Before Malistaire could gain the upper hand, we went crazy putting up shields: Legend Shield from me, Volcanic Shield from Savannah and Sadie, and Spirit Shield and Elemental Shield from Samuel. Malistaire scowled at the thirty or so shields around us, apparently trying to find an opening.
I grinned triumphantly as Malistaire pondered his next move. I learned later that maybe I shouldn’t have been that confident.
Malistaire, grinning wickedly, thumped his staff twice on the ground.
The mountain we were on started shaking violently, threatening to hurl us off.
No! I thought. Even though we were nowhere near the edge, I had this horrible feeling. I don’t know how to explain it, but I somehow knew that even if we were to fall down, something really bad would happen.
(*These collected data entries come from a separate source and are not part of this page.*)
+template <bool SILU, bool DUAL>
+__global__ __launch_bounds__(GN3_MAX_NTH)
+void gn3_fwd_apply_kernel(const ushort* __restrict__ x,
+                          const float* __restrict__ part,
+                          const float* __restrict__ gamma,
+                          const float* __restrict__ beta,
+                          ushort* __restrict__ y,
+                          float* __restrict__ mean_out,
+                          float* __restrict__ rstd_out,
+                          const int S, const int C, const int G, const int Cg,
+                          const int chunk_rows, const float eps,
+                          const FastDiv fdCg,
+                          const ushort* __restrict__ xb, const int Ca) {
+    const Gn3Map t = gn3_map(C);
+    if (!t.active) return;
     const int b = blockIdx.x;
     const int s0 = blockIdx.y * chunk_rows;
     const int s1lim = min(s0 + chunk_rows, S);
-    const long base = ((long)b * S + s0) * C;
-    const long n = (long)(s1lim - s0) * C;
+    const int g = (int)fd_div((unsigned)t.c8, fdCg);
+
+    const float2 tot = gn3_sum_chunks(part, b, g, G);
     const float inv_n = 1.f / ((long)S * Cg);
-    for (int g = threadIdx.x; g < G; g += GN3_NTH) {
-        const float m = sums[(long)b * 2 * G + g * 2 + 0] * inv_n;
-        const float var = fmaxf(sums[(long)b * 2 * G + g * 2 + 1] * inv_n - m * m, 0.f);
-        mr[g * 2 + 0] = m;
-        mr[g * 2 + 1] = rsqrtf(var + eps);
-        if (blockIdx.y == 0) {
-            mean_out[(long)b * G + g] = m;
-            rstd_out[(long)b * G + g] = mr[g * 2 + 1];
-        }
-    }
-    for (int c = threadIdx.x; c < C; c += GN3_NTH) {
-        gam[c] = gamma[c];
-        bet[c] = beta[c];
-    }
-    __syncthreads();
-
-    unsigned cc = (unsigned)((threadIdx.x * 8) % C);
-    const unsigned cstep = (unsigned)((GN3_NTH * 8) % C);
-    long row = (long)b * S + s0 + (threadIdx.x * 8) / C;
-    const int rstep = (GN3_NTH * 8) / C;
-    for (long i = (long)threadIdx.x * 8; i < n; i += GN3_NTH * 8) {
-        const unsigned c0 = cc;
-        const long row0 = row;
-        cc += cstep; if (cc >= (unsigned)C) cc -= C;
-        if (DUAL) { row += rstep; if (cc < c0 + cstep) ++row; }
-        const int g = (int)fd_div(c0, fdCg);
-        const float m = mr[g * 2 + 0], r = mr[g * 2 + 1];
-        GNV8 pk, out;
-        pk.q = *reinterpret_cast<const uint4*>(
-            DUAL ? gn3_src<true>(x, xb, row0, (int)c0, C, Ca) : x + base + i);
+    const float m = tot.x * inv_n;
+    const float r = rsqrtf(fmaxf(tot.y * inv_n - m * m, 0.f) + eps);
+    if (blockIdx.y == 0 && t.srow == 0 && t.c8 == g * Cg) {
+        mean_out[(long)b * G + g] = m;
+        rstd_out[(long)b * G + g] = r;
+    }
+    float sc[8], bt[8];
+    #pragma unroll
+    for (int j = 0; j < 8; ++j) {
+        sc[j] = r * gamma[t.c8 + j];
+        bt[j] = beta[t.c8 + j];
+    }
+
+    int stride;
+    const ushort* p = gn3_col<DUAL>(x, xb, t.c8, C, Ca, stride);
+    const long step = (long)t.nsub * stride, ystep = (long)t.nsub * C;
+    int s = s0 + t.srow;
+    p += ((long)b * S + s) * stride;
+    ushort* py = y + ((long)b * S + s) * C + t.c8;
+    for (; s + (GN3_U - 1) * t.nsub < s1lim;
+         s += GN3_U * t.nsub, p += GN3_U * step, py += GN3_U * ystep) {
+        uint4 q[GN3_U];
         #pragma unroll
-        for (int j = 0; j < 8; ++j) {
-            float z = (bf2f(pk.u[j]) - m) * r * gam[c0 + j] + bet[c0 + j];
-            if (SILU) z = z / (1.f + __expf(-z));
-            out.u[j] = f2bf(z);
-        }
-        *reinterpret_cast<uint4*>(y + base + i) = out.q;
-    }
-}
-
-template <bool SILU, bool DUAL = false>
-__global__ void gn3_bwd_stats_kernel(const ushort* __restrict__ dy,
-                                     const ushort* __restrict__ x,
-                                     const float* __restrict__ gamma,
-                                     const float* __restrict__ beta,
-                                     const float* __restrict__ mean_in,
-                                     const float* __restrict__ rstd_in,
-                                     float* __restrict__ gsums,
-                                     float* __restrict__ dgamma,
-                                     float* __restrict__ dbeta,
-                                     const int S, const int C, const int G,
-                                     const int Cg, const int chunk_rows,
-                                     const FastDiv fdCg,
-                                     const ushort* __restrict__ xb,
-                                     const int Ca) {
+        for (int u = 0; u < GN3_U; ++u)
+            q[u] = *reinterpret_cast<const uint4*>(p + u * step);
+        #pragma unroll
+        for (int u = 0; u < GN3_U; ++u)
+            q[u] = gn3_fwd_octet<SILU>(q[u], m, sc, bt);
+        #pragma unroll
+        for (int u = 0; u < GN3_U; ++u)
+            *reinterpret_cast<uint4*>(py + u * ystep) = q[u];
+    }
+    for (; s < s1lim; s += t.nsub, p += step, py += ystep)
+        *reinterpret_cast<uint4*>(py) = gn3_fwd_octet<SILU>(
+            *reinterpret_cast<const uint4*>(p), m, sc, bt);
+}
+
+template <bool SILU>
+__device__ __forceinline__ void gn3_bstats_octet(const uint4 xq, const uint4 dq,
+                                                 const float m,
+                                                 const float (&rg)[8],
+                                                 const float (&bt)[8],
+                                                 float (&dg)[8],
+                                                 float (&db)[8]) {
+    float xv[8], dv[8];
+    gn3_unpack(xq, xv);
+    gn3_unpack(dq, dv);
+    #pragma unroll
+    for (int j = 0; j < 8; ++j) {
+        const float tc = xv[j] - m;
+        const float dz = gn3_dz<SILU>(dv[j], tc, rg[j], bt[j]);
+        dg[j] = fmaf(dz, tc, dg[j]);
+        db[j] += dz;
+    }
+}
+
+template <bool SILU, bool DUAL>
+__global__ __launch_bounds__(GN3_MAX_NTH)
+void gn3_bwd_stats_kernel(const ushort* __restrict__ dy,
+                          const ushort* __restrict__ x,
+                          const float* __restrict__ gamma,
+                          const float* __restrict__ beta,
+                          const float* __restrict__ mean_in,
+                          const float* __restrict__ rstd_in,
+                          float* __restrict__ part,
+                          float* __restrict__ dgamma,
+                          float* __restrict__ dbeta,
+                          const int S, const int C, const int G, const int Cg,
+                          const int chunk_rows, const FastDiv fdCg,
+                          const ushort* __restrict__ xb, const int Ca) {
     extern __shared__ float sm[];
-    float* ss = sm;
-    float* dgl = ss + 2 * G;
+    float* dgl = sm;
     float* dbl = dgl + C;
+    const Gn3Map t = gn3_map(C);
     const int b = blockIdx.x;
     const int s0 = blockIdx.y * chunk_rows;
     const int s1lim = min(s0 + chunk_rows, S);
-    const int tpr = C >> 3;
-    const int nsub = GN3_NTH / tpr;
-    const bool active = (int)threadIdx.x < nsub * tpr && nsub > 0;
-    const int c8 = (threadIdx.x % tpr) * 8;
-    const int srow = threadIdx.x / tpr;
-    for (int i = threadIdx.x; i < 2 * G; i += GN3_NTH) ss[i] = 0.f;
-    for (int c = threadIdx.x; c < C; c += GN3_NTH) { dgl[c] = 0.f; dbl[c] = 0.f; }
+    for (int c = threadIdx.x; c < 2 * C; c += blockDim.x) sm[c] = 0.f;
     __syncthreads();
 
-    if (active) {
-        const int g = (int)fd_div((unsigned)c8, fdCg);
+    float a1 = 0.f, a2 = 0.f;
+    if (t.active) {
+        const int g = (int)fd_div((unsigned)t.c8, fdCg);
         const float m = mean_in[(long)b * G + g];
         const float r = rstd_in[(long)b * G + g];
-        float g8[8], b8[8], dg8[8] = {}, db8[8] = {};
+        float rg[8], bt[8], dg[8] = {}, db[8] = {};
         #pragma unroll
         for (int j = 0; j < 8; ++j) {
-            g8[j] = gamma[c8 + j];
-            b8[j] = SILU ? beta[c8 + j] : 0.f;
+            rg[j] = r * gamma[t.c8 + j];
+            bt[j] = SILU ? beta[t.c8 + j] : 0.f;
         }
-        float a1 = 0.f, a2 = 0.f;
-        for (int s = s0 + srow; s < s1lim; s += nsub) {
-            const long idx = ((long)b * S + s) * C + c8;
-            GNV8 xv, dv;
-            xv.q = *reinterpret_cast<const uint4*>(
-                DUAL ? gn3_src<true>(x, xb, (long)b * S + s, c8, C, Ca)
-                     : x + idx);
-            dv.q = *reinterpret_cast<const uint4*>(dy + idx);
-            #pragma unroll
-            for (int j = 0; j < 8; ++j) {
-                const float xn = (bf2f(xv.u[j]) - m) * r;
-                float dz = bf2f(dv.u[j]);
-                if (SILU) {
-                    const float z = xn * g8[j] + b8[j];
-                    const float sig = 1.f / (1.f + __expf(-z));
-                    dz *= sig * (1.f + z * (1.f - sig));
-                }
-                dg8[j] += dz * xn;
-                db8[j] += dz;
-                const float dzg = dz * g8[j];
-                a1 += dzg;
-                a2 += dzg * xn;
-            }
-        }
-        atomicAdd(ss + g * 2 + 0, a1);
-        atomicAdd(ss + g * 2 + 1, a2);
+        int stride;
+        const ushort* p = gn3_col<DUAL>(x, xb, t.c8, C, Ca, stride);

I saw Savannah and could tell that she had the same realization that I did. “Stay up!” she screamed.
Too late. With a final thrust from the mountain, all four of us were on the ground. What’s more, a small crack had appeared on the cliff.
I stared in dismay as the shields around us started disappearing one by one until we were left completely unguarded.
And what’s more, I realized, they were all around Malistaire.
I’d never seen a spell like this before, except Earthquake, and that was a myth spell. Plus, Earthquake only took shields and buffs away from opponents. I realized with horror that Malistaire had somehow twisted the spell around and greatly enhanced it in the process.
“Now do you see,” he said softly, “just how powerful I am? That you don’t stand a chance against me? But I am merciful, if anything. I will give you time to get up and regroup.”
I looked at the sly smile playing on his lips. Was it a trick?
But then, I realized, this might be the only time we had to plan something without him finding out what we were up to. They all looked at me, and I nodded.
“Okay guys,” I said, watching Malistaire out of the corner of my eye. He was standing stock-still, stroking the dragon head on his staff. “We know what to do in situations like these, right?” They nodded, reaching into their decks for all their low-damage cards.
All together, we came up with two Imps, a Bloodbat, a Thunder Snake, and a few of those wispy spells that come in wands. The rest we had tossed earlier on, no room in our decks for them with all those high-level spells.
They didn’t come close to the amount of shields Malistaire had taken from us.
“Now what?” asked Sadie.
The answer was as simple as it was obvious. “Get out your treasure cards.”
Their faces fell; we were pretty big on hoarding treasure cards.
“Well…” said Savannah, “we were sorta saving them…”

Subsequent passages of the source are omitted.